我想稍微挣扎一下,但心有余而力不足,被单大和唐沫抬到了沙发上。单大说:“娃娃,我知道你要干啥去,现在不是找女人的时候。那个女娃娃是受我所托,才不敢来打扰你。所以你啊,还是老实待着吧!” 之后我听到的全是单大和三桂唐沫三个人,叨叨鼓鼓的小声商量这次倒斗该怎么进行,我知道这三个人都是为我好,怕我为了个女人鬼迷心窍,于是,我就保持这个姿势一连呆了一天半,在三个人的密谋中,我听见了“龙眼”二字,此人是谁?为何我听得这么熟悉。 我突然间想起王金定的挂号信上也有“龙眼”二字,这封信是三十多年前的,就算那个龙眼还活着,想来也得有五十几岁了。我闭着眼做熟睡状,三人没了防备,自然声音也就愈来愈大,大部分密谋内容也都被我收入耳中。 原来单大的穿尸血子甲是跟着一位倒斗高手龙眼学到的,此人姓张,单单两字贵圆。我听单大讲这龙眼的祖宗就是盗墓鼻祖张三链子,心里扑腾扑腾的乱跳,难怪老叔会费尽心机想要收拢这位摸金高手。 单大让三桂给龙眼回了个电话,电话时长三十几分钟,我虽然听不见电话里的声音,但是从老道的声音来听可以明白,单大是想请这位龙眼来北京,帮助我们四人去浙江倒斗,可这鬼水湖的古墓还不知道是谁的,不过我感觉像是那湘西尸王的古墓。 不是我瞎猜的,因为这倒来的明器上,种种迹象都可以表明,这湖里的古墓很有可能就是尸王墓。

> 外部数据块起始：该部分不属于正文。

struct SubArgs {
  EvpScalars sc;
  int nx, ny, tiles_x, tiles_y, nblocks;
  int diag_jmin;
  int carry_top;
  int ew_cyclic;
  size_t n;
  const int32_t* __restrict__ ring_slot;
  const int32_t* __restrict__ fwd;
  const int32_t* __restrict__ blk;
  const int32_t* __restrict__ icetmask;
  const int32_t* __restrict__ iceumask;
  const double* __restrict__ u_in;
  const double* __restrict__ v_in;
  double* __restrict__ u_out;
  double* __restrict__ v_out;
  const double* __restrict__ sig_in;
  double* __restrict__ sig_out;
  const double* sig_in_p[12];
  double* sig_out_p[12];
  const double *__restrict__ dxt, *__restrict__ dyt, *__restrict__ dxhy, *__restrict__ dyhx,
      *__restrict__ cxp, *__restrict__ cyp, *__restrict__ cxm, *__restrict__ cym,
      *__restrict__ tarear, *__restrict__ tinyarea, *__restrict__ strength;
  const double *__restrict__ HTN, *__restrict__ HTE;
  const double *__restrict__ aiu, *__restrict__ uocn, *__restrict__ vocn, *__restrict__ waterx,
      *__restrict__ watery, *__restrict__ forcex, *__restrict__ forcey, *__restrict__ umassdtei,
      *__restrict__ fm, *__restrict__ uarear;
  double *__restrict__ divu, *__restrict__ rdg_conv, *__restrict__ rdg_shear, *__restrict__ shear,
      *__restrict__ prs_sig, *__restrict__ strintx, *__restrict__ strinty, *__restrict__ strocnx,
      *__restrict__ strocny;
};

namespace {


__device__ __forceinline__ double up1(double x) {
  int lo = __double2loint(x), hi = __double2hiint(x);
  lo = __builtin_amdgcn_update_dpp(lo, lo, 0x138, 0xf, 0xf, false);
  hi = __builtin_amdgcn_update_dpp(hi, hi, 0x138, 0xf, 0xf, false);
  return __hiloint2double(hi, lo);
}
__device__ __forceinline__ double down1(double x) {
  int lo = __double2loint(x), hi = __double2hiint(x);
  lo = __builtin_amdgcn_update_dpp(lo, lo, 0x130, 0xf, 0xf, false);
  hi = __builtin_amdgcn_update_dpp(hi, hi, 0x130, 0xf, 0xf, false);
  return __hiloint2double(hi, lo);
}

#ifndef SKEW_OPAQUE_STRIDE
#define SKEW_OPAQUE_STRIDE 1
#endif
#ifndef SKEW_TRIM
#define SKEW_TRIM 1
#endif
#ifndef SKEW_LOADPRIO
#define SKEW_LOADPRIO 1
#endif
#ifndef SKEW_TPASS
#define SKEW_TPASS 1
#endif
#ifndef SKEW_WIDE
#define SKEW_WIDE 1
#endif
#if !defined(CICE4_AMD_EXPERIMENTS) || !defined(SKEW_EARLY)
#undef SKEW_EARLY
#define SKEW_EARLY 0
#endif
__device__ __forceinline__ double up1z(double x) {
  int lo = __double2loint(x), hi = __double2hiint(x);
  lo = __builtin_amdgcn_update_dpp(0, lo, 0x138, 0xf, 0xf, true);
  hi = __builtin_amdgcn_update_dpp(0, hi, 0x138, 0xf, 0xf, true);
  return __hiloint2double(hi, lo);
}
__device__ __forceinline__ double down1z(double x) {
  int lo = __double2loint(x), hi = __double2hiint(x);
  lo = __builtin_amdgcn_update_dpp(0, lo, 0x130, 0xf, 0xf, true);
  hi = __builtin_amdgcn_update_dpp(0, hi, 0x130, 0xf, 0xf, true);
  return __hiloint2double(hi, lo);
}

constexpr int TX = 64;

struct UIn {
  double aiu, uocn, vocn, waterx, watery, forcex, forcey, umassdtei, fm, uarear;
};

template <bool DERIVE>
__device__ __forceinline__ void load_uin(const SubArgs& a, size_t q, UIn& x) {
  x.aiu = a.aiu[q]; x.uocn = a.uocn[q]; x.vocn = a.vocn[q];
  if (!DERIVE) {
    x.waterx = a.waterx[q];
    x.watery = a.watery[q];
  }
  x.forcex = a.forcex[q]; x.forcey = a.forcey[q];
  x.umassdtei = a.umassdtei[q]; x.fm = a.fm[q]; x.uarear = a.uarear[q];
  if (DERIVE) water_of(x.uocn, x.vocn, x.fm, x.waterx, x.watery);
}

template <bool LAST>
__device__ __forceinline__ void stepu_store(const SubArgs& a, const UIn& x, size_t q, int i, int j,
                                            int ilo, int ihi, int jlo, int jhi, double uold,
                                            double vold, double sx, double sy) {
  StepuOut r;
  stepu_cell(uold, vold, x.aiu, x.uocn, x.vocn, x.waterx, x.watery, x.forcex, x.forcey, x.umassdtei,
             x.fm, x.uarear, sx, sy, r);
  a.u_out[q] = r.u;
  a.v_out[q] = r.v;
  if (LAST && j >= a.diag_jmin) {
    a.strintx[q] = r.strintx;
    a.strinty[q] = r.strinty;
    a.strocnx[q] = r.taux;
    a.strocny[q] = r.tauy;
  }
  if (a.ring_slot && (i == ilo || i == ihi || j == jlo || j == jhi)) {
    const int slot = a.ring_slot[q];
    if (slot >= 0) {
#pragma unroll
      for (int k = 0; k < 3; ++k) {
        const int d = a.fwd[3 * slot + k];
        if (d >= 0) {
          a.u_out[d] = r.u;
          a.v_out[d] = r.v;
        }
      }
    }
  }
}

template <int W, int R, bool LAST, bool DAMP, bool DERIVE>
__global__ __launch_bounds__(64 * W, 4) void k_subcycle(const SubArgs a) {
// ... 924 lines not shown
    PHASE(2)
    __syncthreads();
    PHASE(3)
  }
  if (!ra) break;
  }
  stamp_at(sa.stamps, 1);
#ifdef CICE4_AMD_STAMPS
  ph_[6] = (long long)__builtin_amdgcn_s_getreg(20 | (31 << 11));
  ph_[7] = (long long)__builtin_amdgcn_s_getreg(4 | (31 << 11));
  if (sa.phases && lx == 0)
    for (int i_ = 0; i_ < 8; ++i_) sa.phases[8 * ((size_t)blockIdx.x * K + k) + i_] = ph_[i_];
#endif
  if (sa.dbg && threadIdx.x == 0) sa.dbg[2 * blockIdx.x + 1] = wall_clock64();
}

constexpr int RES_MAXDEP = 16;
constexpr int RES_NPEER = 8;
constexpr int RES_STRIDE = 32;

struct ResArgs {
  SubArgs a;
  int nsub, last;
  unsigned epoch0;
  unsigned* prog;
  unsigned* abort_flag;
  const int32_t* deps;
  double* xu[2];
  long long spin_ticks;
  const int32_t* rslot;
  const int32_t* rfwd;
  double* pxu[RES_NPEER][2];
  unsigned pn[RES_NPEER];
  unsigned* prp[RES_NPEER];
  const unsigned* rprog;
  const int32_t* pub;
  const int32_t* fslot;
  const int32_t* ffwd;
  const int32_t* ftab;
  double* xraw[2];
  unsigned* prog2;
  const int32_t* deps2;
  long long* stamps;
  long long* phases;
  int prio_mode;
  int prio_div;
  int prio_top;
  const int32_t* tile_map;
  const int32_t* src;
  void* xg;
  unsigned xg_half;
  void* xgr;
  int poll_delay, poll_sleep;
  int fake_ew;
};
enum { F_LO = 1, F_HI = 2, F_NEG = 4, F_SELF = 8, F_MIRROR = 16 };

__device__ __forceinline__ double ld_agent(const double* base, unsigned off) {
  return __hip_atomic_load((double*)((char*)const_cast<double*>(base) + off), __ATOMIC_RELAXED, __HIP_MEMORY_SCOPE_AGENT);
}
__device__ __forceinline__ void st_agent(double* base, unsigned off, double v) {
  __hip_atomic_store((double*)((char*)base + off), v, __ATOMIC_RELAXED, __HIP_MEMORY_SCOPE_AGENT);
}

__device__ __forceinline__ double ld_sys(const double* base, unsigned off) {
  return __hip_atomic_load((double*)((char*)const_cast<double*>(base) + off), __ATOMIC_RELAXED, __HIP_MEMORY_SCOPE_SYSTEM);
}
__device__ __forceinline__ void st_sys(double* base, unsigned off, double v) {
  __hip_atomic_store((double*)((char*)base + off), v, __ATOMIC_RELAXED, __HIP_MEMORY_SCOPE_SYSTEM);
}

typedef unsigned u32x4 __attribute__((ext_vector_type(4)));
__device__ __forceinline__ void st_gran(__amdgpu_buffer_rsrc_t rs, unsigned off, unsigned soff, double x, unsigned tag) {
  u32x4 g;
  g.x = (unsigned)__double2loint(x); g.y = tag; g.z = (unsigned)__double2hiint(x); g.w = tag;
  __builtin_amdgcn_raw_buffer_store_b128(g, rs, (int)off, (int)soff, 16);
  asm volatile("s_nop 1" : : "v"(g) : "memory");
}
__device__ __forceinline__ u32x4 ld_gran(__amdgpu_buffer_rsrc_t rs, unsigned off, unsigned soff) {
  return __builtin_amdgcn_raw_buffer_load_b128(rs, (int)off, (int)soff, 16);
}
#ifdef CICE4_AMD_STAMPS
__device__ __forceinline__ unsigned gran_tag(unsigned epoch) { return (epoch << 16) | ((unsigned)wall_clock64() & 0xffffu); }
__device__ __forceinline__ bool gran_ok(const u32x4& a, const u32x4& b, unsigned tag) {
  return ((a.y ^ tag) >> 16) == 0 && a.w == a.y && b.y == a.y && b.w == a.y;
}
#else
__device__ __forceinline__ unsigned gran_tag(unsigned epoch) { return epoch; }
__device__ __forceinline__ bool gran_ok(const u32x4& a, const u32x4& b, unsigned tag) {
  return a.y == tag && a.w == tag && b.y == tag && b.w == tag;
}
#endif
__device__ __forceinline__ double gran_val(const u32x4& a) { return __hiloint2double((int)a.z, (int)a.x); }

我听又要加入一位高手,心想这回是不用再怕了,有这么多高手陪着我,就算倒不来斗也死不了。 直到第二天下午,我的后脊梁才不那么疼痛,我睁开眼睛,看单大和三桂正小酒杯碰着喝的稀醉,唐沫正坐在我身边盯着我的古卷看,而且,边看还边用手机拍照。一时间,我脑子都要炸掉,但光凭打架这三个人我都打不过,得想个计策折磨折磨他们。 我苦苦思索,我醒来后这三人肯定认为我要报复,一定事先安排好了怎么治我。这唐沫的反应速度怎么这么快,我看世界反应大师安东尼也不及她。既然奈何不得他们,只有火拼了,那《寻龙诀》我藏在微波炉底下,这女人是怎么找到的。 我蹭的一起身,伸手抢过唐沫手中的手机,就着狠劲把手机砸了个稀巴烂。唐沫脸色刷的一变,我骂道:“你这个臭不要脸的,那是我祖传的宝贝,岂能容你胡乱拍摄?!!给老子拿来!”我说完这句话就后悔了,脑子猛地栽在地上,我不知道自己昏过去多少次了,而这次昏迷,是我认为最长的一次。 “按理来说应该醒了啊?他娘的睡了一天,没吃没喝。”我听出这是单大的话音,透过话语里带着一丝焦虑。我想睁开眼睛,却发现自己的两双眼皮还在打架,我到底怎么了,怎么会这么困。我闻到自己身边飘荡着非常杂乱的气味,说不上来是什么,但这股味道很像烤鱼的焦糊味儿,这几个人到底在做什么,一时很难猜解。 不知道我又睡去了多久,当我缓缓睁开眼睛时,已是深夜。寂静的小区不时有几只正在作死的野猫叫来唤去,引得楼上楼下的业主一阵痛骂。因为这个小区算是在北京较便宜的地界,就算一平米两万五,我也买不起,只能是暂时凑活租着住。 如果我要是一个月挣不了两万块钱,恐怕不超过四个月,我就没钱支付我妹子的天价学费了。闻着客厅里飘来的火锅底料味,便可以猜出来这几个人在我的家里做什么了。 我打开桌灯,肚子咕噜咕噜的连声鬼叫。这个时候,房间的吊灯被人打开了,由于之前在湘西受的教训,我本能反应的叫了一声:“谁?!”